# ProLine boats



## Slowride (Oct 3, 2007)

I am close to my first boat purchase and would appreciate any opinions onProLine bay boats. Here's what I'm looking at;

http://www.iboats.com/cgi-bin/marine_classifieds/adv-search.cgi?id=435820

Thanks, SR


----------



## Killin' Time (Oct 1, 2007)

i believe all the P lines after 95 are "wood free". Go to the proline owners forum and ask around there. 

www.prolineowners.com


----------



## ppping (Mar 16, 2008)

I do not know much about that year but that is a great looking boat.

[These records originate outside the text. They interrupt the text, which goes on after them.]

# pdh930105/ARCQuant

Measured on AMD Instinct MI355X. Metric: ARC-NVFP4 GEMM TFLOP/s (M=4096, N=KQ=4096, KE=64), higher is better.
Workload: dtype f16

## Files before the change

### arcquant_amd/csrc/gemm_tile.hip

```cpp
#include <hip/hip_runtime.h>
#include <stdint.h>
#include <stdlib.h>

#include <type_traits>

#include "arcq_internal.hpp"
#include "gemm_common.hpp"
#include "gemm_tile_common.hpp"

namespace arcq {

#ifdef ARCQ_STREAM_STAMPS
static unsigned long long* g_tile_stamps = nullptr;
#ifndef ARCQ_TILE_REPACKED_UNIT
extern "C" void arcq_debug_set_tile_stamps(void* p) { g_tile_stamps = reinterpret_cast<unsigned long long*>(p); }
#endif
#define ARCQ_TILE_STAMP(k)                                                                                     \
  do {                                                                                                         \
    if (p.stamps && tid == 0) {                                                                                \
      unsigned long long t0_, t1_;                                                                             \
      asm volatile("s_memtime %0\n\ts_memrealtime %1\n\ts_waitcnt lgkmcnt(0)" : "=s"(t0_), "=s"(t1_)::"memory"); \
      p.stamps[(size_t)blockIdx.x * (2 * kTileStamps) + 2 * (k)] = t0_;                                        \
      p.stamps[(size_t)blockIdx.x * (2 * kTileStamps) + 2 * (k) + 1] = t1_;                                    \
    }                                                                                                          \
  } while (0)
#else
#define ARCQ_TILE_STAMP(k) do { } while (0)
#endif

#ifndef ARCQ_TILE_WIDE_STORES
#define ARCQ_TILE_WIDE_STORES 1
#endif

template <int BM, int BN, int WAVES_M, int WAVES_N, bool kMfma32, int kEpi, bool kStagger, bool kPipe, int kBLayout = kBRef>
__global__ __launch_bounds__(WAVES_M* WAVES_N * 64) void gemm_tile_kernel(TileParams p) {
  constexpr int kThreads = WAVES_M * WAVES_N * 64;
  constexpr int WM = BM / WAVES_M, WN = BN / WAVES_N;
  constexpr int kT = kMfma32 ? 32 : 16;
  constexpr int TM = WM / kT, TN = WN / kT;
  using acc_t = typename std::conditional<kMfma32, f32x16, f32x4>::type;
  constexpr int A_UNITS = (BM * 2 + kThreads - 1) / kThreads, B_UNITS = (BN * 2 + kThreads - 1) / kThreads;
  constexpr bool A_PARTIAL = (BM * 2) % kThreads != 0, B_PARTIAL = (BN * 2) % kThreads != 0;
  static_assert(!A_PARTIAL || A_UNITS == 1, "a partial A pass is a single pass");
  static_assert(!B_PARTIAL || B_UNITS == 1, "a partial B pass is a single pass");
  constexpr int A_TILE = BM * kRowBytes, B_TILE = BN * kRowBytes;

  extern __shared__ __attribute__((aligned(16))) unsigned char smem[];
  unsigned char* const lds_a0 = smem;
  unsigned char* const lds_b0 = smem + A_TILE;
  unsigned char* const lds_a1 = smem + A_TILE + B_TILE;
  unsigned char* const lds_b1 = smem + 2 * A_TILE + B_TILE;

  const int ntiles = p.tiles_m * p.tiles_n;
  int bid = blockIdx.x, split = 0;
  if (p.splits > 1) {
    split = bid / ntiles;
    bid -= split * ntiles;
  }
  {
    const int q8 = ntiles >> 3, r8 = ntiles & 7, x = bid & 7, j = bid >> 3;
    bid = (x < r8 ? x * (q8 + 1) : r8 * (q8 + 1) + (x - r8) * q8) + j;
  }
  constexpr int kGroupM = 8;
  const int per_group = kGroupM * p.tiles_n;
  const int grp = bid / per_group;
  const int first_m = grp * kGroupM;
  const int gsz = min(p.tiles_m - first_m, kGroupM);
  const int tm = first_m + (bid % per_group) % gsz;
  const int tn = (bid % per_group) / gsz;
  const int m0 = __builtin_amdgcn_readfirstlane(tm * BM), n0 = __builtin_amdgcn_readfirstlane(tn * BN);

  const int tid = threadIdx.x;
  const int lane = tid & 63, wave = tid >> 6;
  const int wr = wave / WAVES_N, wc = wave % WAVES_N;
  ARCQ_TILE_STAMP(0);
  const int half_k = p.K >> 1, atoms_k = p.K >> 6;
  const int a_begin = split * p.atoms_per_split, a_end = min(atoms_k, a_begin + p.atoms_per_split);

  const uint8_t* a_q[A_UNITS];
  const uint8_t* a_sf[A_UNITS];
  uint32_t a_live[A_UNITS];
  int a_slot[A_UNITS][4];
#pragma unroll
  for (int u = 0; u < A_UNITS; ++u) {
    const int unit = tid + u * kThreads, r = A_PARTIAL ? min(unit >> 1, BM - 1) : unit >> 1, h = unit & 1;
    const int row = m0 + r, rc = row < p.M ? row : p.M - 1;
    a_q[u] = p.A + (size_t)rc * half_k + h * 16;
    a_sf[u] = p.SFA + sf_atom_offset(rc, 0, atoms_k) + h * 2;
    a_live[u] = row < p.M ? 0xffffu : 0u;
#pragma unroll
    for (int j = 0; j < 4; ++j) a_slot[u][j] = kMfma32 ? lds_slot32(r, h * 4 + j) : lds_slot(r, h * 4 + j);
  }
  const uint8_t* b_q[B_UNITS];
  const uint8_t* b_sf[B_UNITS];
  uint32_t b_live[B_UNITS];
  int b_slot[B_UNITS][4];
#pragma unroll
  for (int u = 0; u < B_UNITS; ++u) {
    const int unit = tid + u * kThreads, r = B_PARTIAL ? min(unit >> 1, BN - 1) : unit >> 1, h = unit & 1;
    const int row = n0 + r, rc = row < p.N ? row : p.N - 1;
    if constexpr (kBLayout == kBRepacked) {
      const int tiles = ((p.K + 255) >> 8) * 2;
      b_q[u] = p.B + (size_t)(rc >> 4) * tiles * 1024 + h * 256 + (rc & 15) * 16;
      b_sf[u] = p.SFB + (size_t)(rc >> 4) * tiles * 128 + h * 64 + (rc & 15) * 4;
    } else {
      b_q[u] = p.B + (size_t)rc * half_k + h * 16;
      b_sf[u] = p.SFB + sf_atom_offset(rc, 0, atoms_k) + h * 2;
    }
    b_live[u] = row < p.N ? 0xffffu : 0u;
#pragma unroll
    for (int j = 0; j < 4; ++j) b_slot[u][j] = kMfma32 ? lds_slot32(r, h * 4 + j) : lds_slot(r, h * 4 + j);
  }
  const int fa_base = kMfma32 ? lds_slot32(wr * WM + (lane & 31), lane >> 5) : lds_slot(wr * WM + (lane & 15), lane >> 4);
  const int fb_base = kMfma32 ? lds_slot32(wc * WN + (lane & 31), lane >> 5) : lds_slot(wc * WN + (lane & 15), lane >> 4);
  acc_t acc[TM][TN];
#pragma unroll
  for (int i = 0; i < TM; ++i)
#pragma unroll
    for (int j = 0; j < TN; ++j)
#pragma unroll
      for (int r = 0; r < (kMfma32 ? 16 : 4); ++r) acc[i][j][r] = 0.f;

  Staged sa[A_UNITS], sb[B_UNITS];
  auto load_step = [&](int atom) {
#pragma unroll
    for (int u = 0; u < A_UNITS; ++u) sa[u] = stage_load(a_q[u], a_sf[u], atom);
#pragma unroll
    for (int u = 0; u < B_UNITS; ++u) sb[u] = kBLayout == kBRepacked ? stage_load_rw(b_q[u], b_sf[u], atom) : stage_load(b_q[u], b_sf[u], atom);
  };
  auto store_step = [&](unsigned char* la, unsigned char* lb) {
#pragma unroll
    for (int u = 0; u < A_UNITS; ++u)
      if (!A_PARTIAL || tid < BM * 2) stage_store(la, a_slot[u], sa[u], a_live[u]);
#pragma unroll
    for (int u = 0; u < B_UNITS; ++u)
      if (!B_PARTIAL || tid < BN * 2) stage_store(lb, b_slot[u], sb[u], b_live[u]);
  };
  auto mma_step = [&](const unsigned char* la, const unsigned char* lb) {
    if constexpr (kMfma32) {
#pragma unroll
      for (int ks = 0; ks < 4; ++ks) {
        Frag8 fa[TM], fb[TN];
#pragma unroll
        for (int i = 0; i < TM; ++i) fa[i].u = *reinterpret_cast<const uint4*>(la + (fa_base ^ (ks * 32)) + i * 32 * kRowBytes);
#pragma unroll
        for (int j = 0; j < TN; ++j) fb[j].u = *reinterpret_cast<const uint4*>(lb + (fb_base ^ (ks * 32)) + j * 32 * kRowBytes);
#pragma unroll
        for (int i = 0; i < TM; ++i)
#pragma unroll
          for (int j = 0; j < TN; ++j) acc[i][j] = __builtin_amdgcn_mfma_f32_32x32x16_f16(fb[j].v, fa[i].v, acc[i][j], 0, 0, 0);
      }
    } else {
#pragma unroll
      for (int ks = 0; ks < 2; ++ks) {
        Frag8 fa[TM], fb[TN];
#pragma unroll
        for (int i = 0; i < TM; ++i) fa[i].u = *reinterpret_cast<const uint4*>(la + (fa_base ^ (ks * 64)) + i * 16 * kRowBytes);
#pragma unroll
        for (int j = 0; j < TN; ++j) fb[j].u = *reinterpret_cast<const uint4*>(lb + (fb_base ^ (ks * 64)) + j * 16 * kRowBytes);
#pragma unroll
        for (int i = 0; i < TM; ++i)
#pragma unroll
          for (int j = 0; j < TN; ++j) acc[i][j] = __builtin_amdgcn_mfma_f32_16x16x32_f16(fb[j].v, fa[i].v, acc[i][j], 0, 0, 0);
      }
    }
  };
  const bool late = kStagger && wave >= 4;
  auto k_step = [&](int kt, unsigned char* ca, unsigned char* cb, unsigned char* na, unsigned char* nb) {
    Staged ta[A_UNITS], tb[B_UNITS];
#pragma unroll
    for (int u = 0; u < A_UNITS; ++u) ta[u] = sa[u];
#pragma unroll
    for (int u = 0; u < B_UNITS; ++u) tb[u] = sb[u];
    load_step(min(kt + 2 + (late ? 1 : 0), a_end - 1));
    __builtin_amdgcn_sched_barrier(0);
    mma_step(ca, cb);
    if (kStagger && late) __syncthreads();
    unsigned char* const wa = late ? ca : na;
    unsigned char* const wb = late ? cb : nb;
#pragma unroll
    for (int u = 0; u < A_UNITS; ++u)
      if (!A_PARTIAL || tid < BM * 2) stage_store(wa, a_slot[u], ta[u], a_live[u]);
#pragma unroll
    for (int u = 0; u < B_UNITS; ++u)
      if (!B_PARTIAL || tid < BN * 2) stage_store(wb, b_slot[u], tb[u], b_live[u]);
    if (!kStagger || !late) __syncthreads();
  };

  auto k_step_pipe = [&](int kt, unsigned char* ca, unsigned char* cb, unsigned char* na, unsigned char* nb) {
    static_assert(kMfma32 || TM % 2 == 0, "pairs of A fragments");
    Staged ta[A_UNITS], tb[B_UNITS];
#pragma unroll
    for (int u = 0; u < A_UNITS; ++u) ta[u] = sa[u];
#pragma unroll
    for (int u = 0; u < B_UNITS; ++u) tb[u] = sb[u];
    load_step(min(kt + 2, a_end - 1));
    __builtin_amdgcn_sched_barrier(0);
    constexpr int kPieces = (A_UNITS + B_UNITS) * 4, kBlocks = kMfma32 ? 4 : TM;
    auto pieces = [&](int blk) {
#pragma unroll
      for (int c = blk; c < kPieces; c += kBlocks) {
        const int u = c >> 2, j = c & 3;
        if (u < A_UNITS) {
#ifdef ARCQ_EXPERIMENT_A_RAW
          if (!A_PARTIAL || tid < BM * 2) stage_piece_raw(na, a_slot[u < A_UNITS ? u : 0][j], ta[u < A_UNITS ? u : 0], a_live[u < A_UNITS ? u : 0], j);
#else
          if (!A_PARTIAL || tid < BM * 2) stage_piece(na, a_slot[u < A_UNITS ? u : 0][j], ta[u < A_UNITS ? u : 0], a_live[u < A_UNITS ? u : 0], j);
#endif
        } else {
          const int v = u - A_UNITS < B_UNITS ? u - A_UNITS : 0;
#ifdef ARCQ_EXPERIMENT_B_RAW
          if (!B_PARTIAL || tid < BN * 2) stage_piece_raw(nb, b_slot[v][j], tb[v], b_live[v], j);
#else
          if (!B_PARTIAL || tid < BN * 2) stage_piece(nb, b_slot[v][j], tb[v], b_live[v], j);
#endif
        }
      }
    };
    if constexpr (kMfma32) {
      Frag8 f32a[2][TM], f32b[2][TN];
      auto rd_set = [&](int buf, int ks) {
#pragma unroll
        for (int i = 0; i < TM; ++i) f32a[buf][i].u = *reinterpret_cast<const uint4*>(ca + (fa_base ^ (ks * 32)) + i * 32 * kRowBytes);
#pragma unroll
        for (int j = 0; j < TN; ++j) f32b[buf][j].u = *reinterpret_cast<const uint4*>(cb + (fb_base ^ (ks * 32)) + j * 32 * kRowBytes);
      };
      rd_set(0, 0);
#pragma unroll
      for (int ks = 0; ks < 4; ++ks) {
        if (ks + 1 < 4) rd_set((ks + 1) & 1, ks + 1);
        __builtin_amdgcn_sched_barrier(0);
#pragma unroll
        for (int i = 0; i < TM; ++i)
#pragma unroll
          for (int j = 0; j < TN; ++j)
            if constexpr (kMfma32)
              acc[i][j] = __builtin_amdgcn_mfma_f32_32x32x16_f16(f32b[ks & 1][j].v, f32a[ks & 1][i].v, acc[i][j], 0, 0, 0);
        pieces(ks);
        __builtin_amdgcn_sched_barrier(0);
      }
      __syncthreads();
      return;
    }
    auto rd_a = [&](int ks, int i) { Frag8 f; f.u = *reinterpret_cast<const uint4*>(ca + (fa_base ^ (ks * 64)) + i * 16 * kRowBytes); return f; };
    auto rd_b = [&](int ks, int j) { Frag8 f; f.u = *reinterpret_cast<const uint4*>(cb + (fb_base ^ (ks * 64)) + j * 16 * kRowBytes); return f; };
    constexpr int kPairs = TM / 2, kSeq = 2 * kPairs, kAhead = 1;
    Frag8 fb[2][TN], fq[kSeq][2];
    auto rd_pair = [&](int q) {
      fq[q][0] = rd_a(q / kPairs, 2 * (q % kPairs));
      fq[q][1] = rd_a(q / kPairs, 2 * (q % kPairs) + 1);
    };
#pragma unroll
    for (int j = 0; j < TN; ++j) fb[0][j] = rd_b(0, j);
#pragma unroll
    for (int q = 0; q < kAhead; ++q) rd_pair(q);
#pragma unroll
    for (int q = 0; q < kSeq; ++q) {
      const int ks = q / kPairs, pr = q % kPairs;
      if (q + kAhead < kSeq) rd_pair(q + kAhead);
      if (ks == 0 && pr == kPairs - 1 - (kAhead - 1 < kPairs - 1 ? kAhead - 1 : kPairs - 1)) {
#pragma unroll
        for (int j = 0; j < TN; ++j) fb[1][j] = rd_b(1, j);
      }
      __builtin_amdgcn_sched_barrier(0);
#pragma unroll
      for (int ii = 0; ii < 2; ++ii)
#pragma unroll
        for (int j = 0; j < TN; ++j)
          if constexpr (!kMfma32)
            acc[2 * pr + ii][j] = __builtin_amdgcn_mfma_f32_16x16x32_f16(fb[ks][j].v, fq[q][ii].v, acc[2 * pr + ii][j], 0, 0, 0);
      pieces(q);
#pragma unroll
      for (int m8 = 0; m8 < (TM == 8 ? 2 * TN : 0); ++m8) {
        __builtin_amdgcn_sched_group_barrier(0x008, 1, 0);
        __builtin_amdgcn_sched_group_barrier(0x002, 2, 0);
      }
      __builtin_amdgcn_sched_barrier(0);
    }
    __syncthreads();
  };

  load_step(a_begin);
  Staged sa0[A_UNITS], sb0[B_UNITS];
#pragma unroll
  for (int u = 0; u < A_UNITS; ++u) sa0[u] = sa[u];
#pragma unroll
  for (int u = 0; u < B_UNITS; ++u) sb0[u] = sb[u];
  load_step(min(a_begin + 1, a_end - 1));
  __builtin_amdgcn_sched_barrier(0);
#pragma unroll
  for (int u = 0; u < A_UNITS; ++u)
    if (!A_PARTIAL || tid < BM * 2) stage_store(lds_a0, a_slot[u], sa0[u], a_live[u]);
#pragma unroll
  for (int u = 0; u < B_UNITS; ++u)
    if (!B_PARTIAL || tid < BN * 2) stage_store(lds_b0, b_slot[u], sb0[u], b_live[u]);
  if (kStagger && late) {
    store_step(lds_a1, lds_b1);
    load_step(min(a_begin + 2, a_end - 1));
  }
  __syncthreads();
  int kt = a_begin;
#ifndef ARCQ_EXPERIMENT_GENERAL_EPILOGUE
  float alpha_dev = 1.0f;
  if (p.alpha_dev) alpha_dev = *reinterpret_cast<const __attribute__((address_space(4))) float*>(reinterpret_cast<uintptr_t>(p.alpha_dev));
  asm volatile("" : "+s"(alpha_dev));
#endif
  if (WAVES_M * WAVES_N == 8 && wave >= 4) __builtin_amdgcn_s_setprio(1);
  ARCQ_TILE_STAMP(1);
  if constexpr (kPipe) {
    for (; kt + 1 < a_end; kt += 2) {
      k_step_pipe(kt, lds_a0, lds_b0, lds_a1, lds_b1);
      k_step_pipe(kt + 1, lds_a1, lds_b1, lds_a0, lds_b0);
    }
    if (kt < a_end) k_step_pipe(kt, lds_a0, lds_b0, lds_a1, lds_b1);
  } else {
    for (; kt + 1 < a_end; kt += 2) {
      k_step(kt, lds_a0, lds_b0, lds_a1, lds_b1);
      k_step(kt + 1, lds_a1, lds_b1, lds_a0, lds_b0);
    }
    if (kt < a_end) k_step(kt, lds_a0, lds_b0, lds_a1, lds_b1);
  }
  ARCQ_TILE_STAMP(2);
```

Good luck.


----------



## nic247nite (Oct 10, 2007)

I have a proline cuddy and love it, rides okay in ruff waters


----------



## Pinksnappertrapper (Dec 7, 2007)

I have an 01 20' ProLine walk around cuddy.Boat rides pretty good for a 20' boat. Until you get in to the 27' + range i really think they all are going to be pretty close to the ride you get. I have a Mercury 150 01 and cruise is 40 to 45 wide open is 52 mph. Solid, kinda heavy boat. The thing i really like about it is it sits pretty high out of the water, with high gunnels. I would recommend a ProLine to anyone.


----------